In this essay I focus on Chang’s position as “Oriental” to consider the raced, classed, and gendered politics of transnational gay activism in late twentieth-century Jamaica.3 I examine how Chang’s gay activism facilitates an analysis of the ways Chinese-ness plays into cross-race, cross-class, and cross-gender relations both on the island and overseas. Though a major player in GFM’s efforts, Chang was unable to fully rely on his own labour and resources to build a movement and sought to construct relationships across Jamaica’s racialized hierarchies to ensure GFM’s success. As suggested by Chang’s report above, these exchanges also extended beyond Jamaica’s shores through connections with organizations such as SHRG.
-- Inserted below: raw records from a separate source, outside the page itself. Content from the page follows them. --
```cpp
__global__ __launch_bounds__(64) void k_test_swarm_step(DevScene sc, pais_patch_result *recs, unsigned char *states, int Nmax,
                                                        unsigned long long *stat, int *continues)
{
    extern __shared__ __attribute__((aligned(16))) unsigned char smem0[];
    PsoState *hd = (PsoState *)states;
    const int N = __builtin_amdgcn_readfirstlane(hd->N);
    const int cont = pso_step_wave(sc, recs, 0, hd, N, Nmax, smem0, stat, (int)threadIdx.x);
    if (threadIdx.x == 0) *continues = cont;
}
int test_swarm_step(pais_test_swarm *s, double *swarm)
{
    if (!s || !swarm || s->n < 1 || s->n > 128) return (int)hipErrorInvalidValue;
    const int N = s->n;
    const size_t SB = pso_state_bytes(N), head = (sizeof(PsoState) + 15) & ~(size_t)15;
    unsigned char *host = (unsigned char *)calloc(1, SB);
    if (!host) return (int)hipErrorOutOfMemory;
    PsoState *hd = (PsoState *)host;
    for (int d = 0; d < 3; ++d) {
        hd->rangeL[d] = s->range_l[d];
        hd->rangeU[d] = s->range_u[d];
        hd->ray[d] = d == 2 ? 1.0 : 0.0;
    }
    hd->iw = s->iw;
    hd->gBestFitness = s->gbest_fitness;
    hd->streamBase = s->stream_base;
    hd->gIdx = s->g_idx;
    hd->N = N;
    hd->maxIt = s->max_iteration;
    hd->iteration = s->iteration;
    hd->active = 1;
    hd->run = s->run;
    hd->localK = s->local_k;
    hd->started = s->started;
    hd->K = 3;
    double *arr = (double *)(host + head);
    for (int i = 0; i < N; ++i) {
        for (int a = 0; a < 4; ++a)
            for (int d = 0; d < 3; ++d) arr[(size_t)a * 3 * N + 3 * i + d] = swarm[14 * i + 3 * a + d];
        arr[(size_t)12 * N + i] = swarm[14 * i + 12];
        arr[(size_t)13 * N + i] = swarm[14 * i + 13];
    }
    unsigned char *dev = nullptr;
    const size_t offRec = (SB + 255) & ~(size_t)255, offStat = offRec + ((sizeof(pais_patch_result) + 255) & ~(size_t)255),
                 offCam = offStat + 256, offCont = offCam + ((sizeof(DevCamera) + 255) & ~(size_t)255), total = offCont + 256;
    hipError_t e = hipMalloc((void **)&dev, total);
    if (e == hipSuccess) e = hipMemset(dev, 0, total);
    if (e == hipSuccess) e = hipMemcpy(dev, host, SB, hipMemcpyHostToDevice);
    pais_patch_result rec;
    int cont = 0;
    if (e == hipSuccess) {
        DevScene sc;
        memset(&sc, 0, sizeof(sc));
        sc.cams = (const DevCamera *)(dev + offCam);
        sc.cfg.maxFitness = 10.0;
        sc.numCams = 1;
        e = launch<k_test_swarm_step>(dim3(1), dim3(64), sizeof(double) * (size_t)N * (3 * 4 + 2) + 16, nullptr, sc,
                                      (pais_patch_result *)(dev + offRec), dev, N, (unsigned long long *)(dev + offStat), (int *)(dev + offCont));
    }
    if (e == hipSuccess) e = hipDeviceSynchronize();
    if (e == hipSuccess) e = hipMemcpy(host, dev, SB, hipMemcpyDeviceToHost);
    if (e == hipSuccess) e = hipMemcpy(&rec, dev + offRec, sizeof(rec), hipMemcpyDeviceToHost);
    if (e == hipSuccess) e = hipMemcpy(&cont, dev + offCont, sizeof(int), hipMemcpyDeviceToHost);
    if (e == hipSuccess) {
        for (int i = 0; i < N; ++i) {
            for (int a = 0; a < 4; ++a)
                for (int d = 0; d < 3; ++d) swarm[14 * i + 3 * a + d] = arr[(size_t)a * 3 * N + 3 * i + d];
            swarm[14 * i + 12] = arr[(size_t)12 * N + i];
            swarm[14 * i + 13] = arr[(size_t)13 * N + i];
        }
        s->iw = hd->iw;
        s->gbest_fitness = hd->gBestFitness;
        s->g_idx = hd->gIdx;
        s->iteration = hd->iteration;
// ... 29 lines not shown
```

pais_mvs_amd/csrc/pais_mvs.hip:

```cpp
#include <float.h>
#include <limits.h>
#include <math.h>
#include <stdio.h>
#include <stdlib.h>
#include <string.h>

#include <algorithm>
#include <chrono>
#include <deque>
#include <queue>
#include <new>
#include <string>
#include <unordered_map>
#include <unordered_set>
#include <vector>

#include <dlfcn.h>
#include <hip/hip_runtime.h>

#include "../../include/pais_mvs.h"
#include "../../include/pais_test_hooks.h"
#include "../../include/pais_seed.h"
#include "../../include/pais_feature.h"
#include "../../include/pais_cloud.h"
// ... 780 lines not shown
        for (int i = 0; i < num_cam; i++) {
            const HostCamera &cam = m->cams[cam_idx[i]];
            for (int k = 0; k < 3; ++k) dir[k] = cam.C[k] - center[k];
            double sc = (1.0 / pais::norm3(dir));
            for (int k = 0; k < 3; ++k) dir[k] *= sc;
            for (int k = 0; k < 3; ++k) normal[k] += dir[k];
        }
        double sc = (1.0 / pais::norm3(normal));
        for (int k = 0; k < 3; ++k) r.normal[k] = normal[k] * sc;
        pais::normal2spherical(r.normal, r.normalS);
    } else {
        r.dropped = 1;
    }
    return m->storePatch(r);
}

extern "C" int pais_mvs_add_seed_measured(pais_mvs *m, const double center[3], int num_cam, const int32_t *cam_idx,
                                          const double *img_points, int recenter)
{
    if (!m || !center || num_cam < 0 || num_cam > PAIS_MAX_VIS || (num_cam && (!cam_idx || !img_points)))
        return mfail("pais_mvs_add_seed_measured: bad argument");
    for (int i = 0; i < num_cam; ++i)
        if (cam_idx[i] < 0 || cam_idx[i] >= (int)m->cams.size()) return mfail("pais_mvs_add_seed_measured: bad camera index");
    double c[3] = {center[0], center[1], center[2]};
    if (recenter) {
        double A[3][3] = {{0, 0, 0}, {0, 0, 0}, {0, 0, 0}}, b[3] = {0, 0, 0};
        for (int i = 0; i < num_cam; ++i) {
            const HostCamera &cam = m->cams[cam_idx[i]];
            const double p3[3] = {(img_points[2 * i] - cam.pp[0]) / cam.focal[0] - cam.T[0],
                                  (img_points[2 * i + 1] - cam.pp[1]) / cam.focal[1] - cam.T[1], 1.0 - cam.T[2]};
            double w3[3];
            for (int r = 0; r < 3; ++r) {
                double sacc = 0;
                for (int k = 0; k < 3; ++k) sacc += cam.R[k * 3 + r] * p3[k];
                w3[r] = sacc;
            }
            double n[3] = {w3[0] - cam.C[0], w3[1] - cam.C[1], w3[2] - cam.C[2]};
            const double sc = (1.0 / pais::norm3(n));
            for (int k = 0; k < 3; ++k) n[k] = n[k] * sc;
            const double *cc = cam.C;
            A[0][0] += 1 - n[0] * n[0];
            A[0][1] += -n[0] * n[1];
            A[0][2] += -n[0] * n[2];
            A[1][0] += -n[0] * n[1];
            A[1][1] += 1 - n[1] * n[1];
            A[1][2] += -n[1] * n[2];
            A[2][0] += -n[0] * n[2];
            A[2][1] += -n[1] * n[2];
            A[2][2] += 1 - n[2] * n[2];
            b[0] += (1 - n[0] * n[0]) * cc[0] - n[0] * n[1] * cc[1] - n[0] * n[2] * cc[2];
            b[1] += -n[0] * n[1] * cc[0] + (1 - n[1] * n[1]) * cc[1] - n[1] * n[2] * cc[2];
            b[2] += -n[0] * n[2] * cc[0] - n[1] * n[2] * cc[1] + (1 - n[2] * n[2]) * cc[2];
        }
        double inv[3][3];
        for (int j = 0; j < 3; ++j) {
            double Ac[3][3], e[3] = {0, 0, 0}, col[3];
            for (int r = 0; r < 3; ++r)
                for (int k = 0; k < 3; ++k) Ac[r][k] = A[r][k];
            e[j] = 1.0;
            pais::jacobi_lstsq<3, 3>(Ac, e, col);
            for (int r = 0; r < 3; ++r) inv[r][j] = col[r];
        }
        for (int r = 0; r < 3; ++r) {
            double sacc = 0;
            for (int k = 0; k < 3; ++k) sacc += inv[r][k] * b[k];
            c[r] = sacc;
        }
    }
    const int id = pais_mvs_add_seed(m, c, num_cam, cam_idx);
    if (id >= 0)
        for (int i = 0; i < num_cam; ++i) {
            m->patches[id]->r.imgPoint[i][0] = img_points[2 * i];
            m->patches[id]->r.imgPoint[i][1] = img_points[2 * i + 1];
        }
    return id;
}
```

My analysis of GFM and Chang builds on Kanika Batra’s (2010) earlier essay on JGN materials housed at the ArQuives in Toronto, Canada. For this project, my research involved archival work and oral history interviews. I assembled GFM materials from across Jamaica, North America, and Europe in digital, personal, and “brick-and-mortar” archives. I reviewed these materials in person at the ArQuives in Toronto, and the Schomburg Center for Research on Black Culture in New York. I also electronically accessed GFM documents from the Digital Library of the Caribbean and the IHLIA LGBT Heritage in Amsterdam. Finally, after speaking with Chang, he graciously allowed me to review his personal archive in Kingston, Jamaica. Across these different sites, I pieced together all 81 issues of JGN, as well as letters, flyers, notes, and various other GFM materials amassed over the course of the group’s existence between 1977 and 1984. I also conducted oral history interviews with seven women and thirteen men (including Chang) with different relationships to GFM: some were members, others simply attended GFM events, while others knew of GFM but chose not to participate. In these interviews I elicited narratives about their personal histories, their involvement (if any) in GFM, and their impressions of the group’s work.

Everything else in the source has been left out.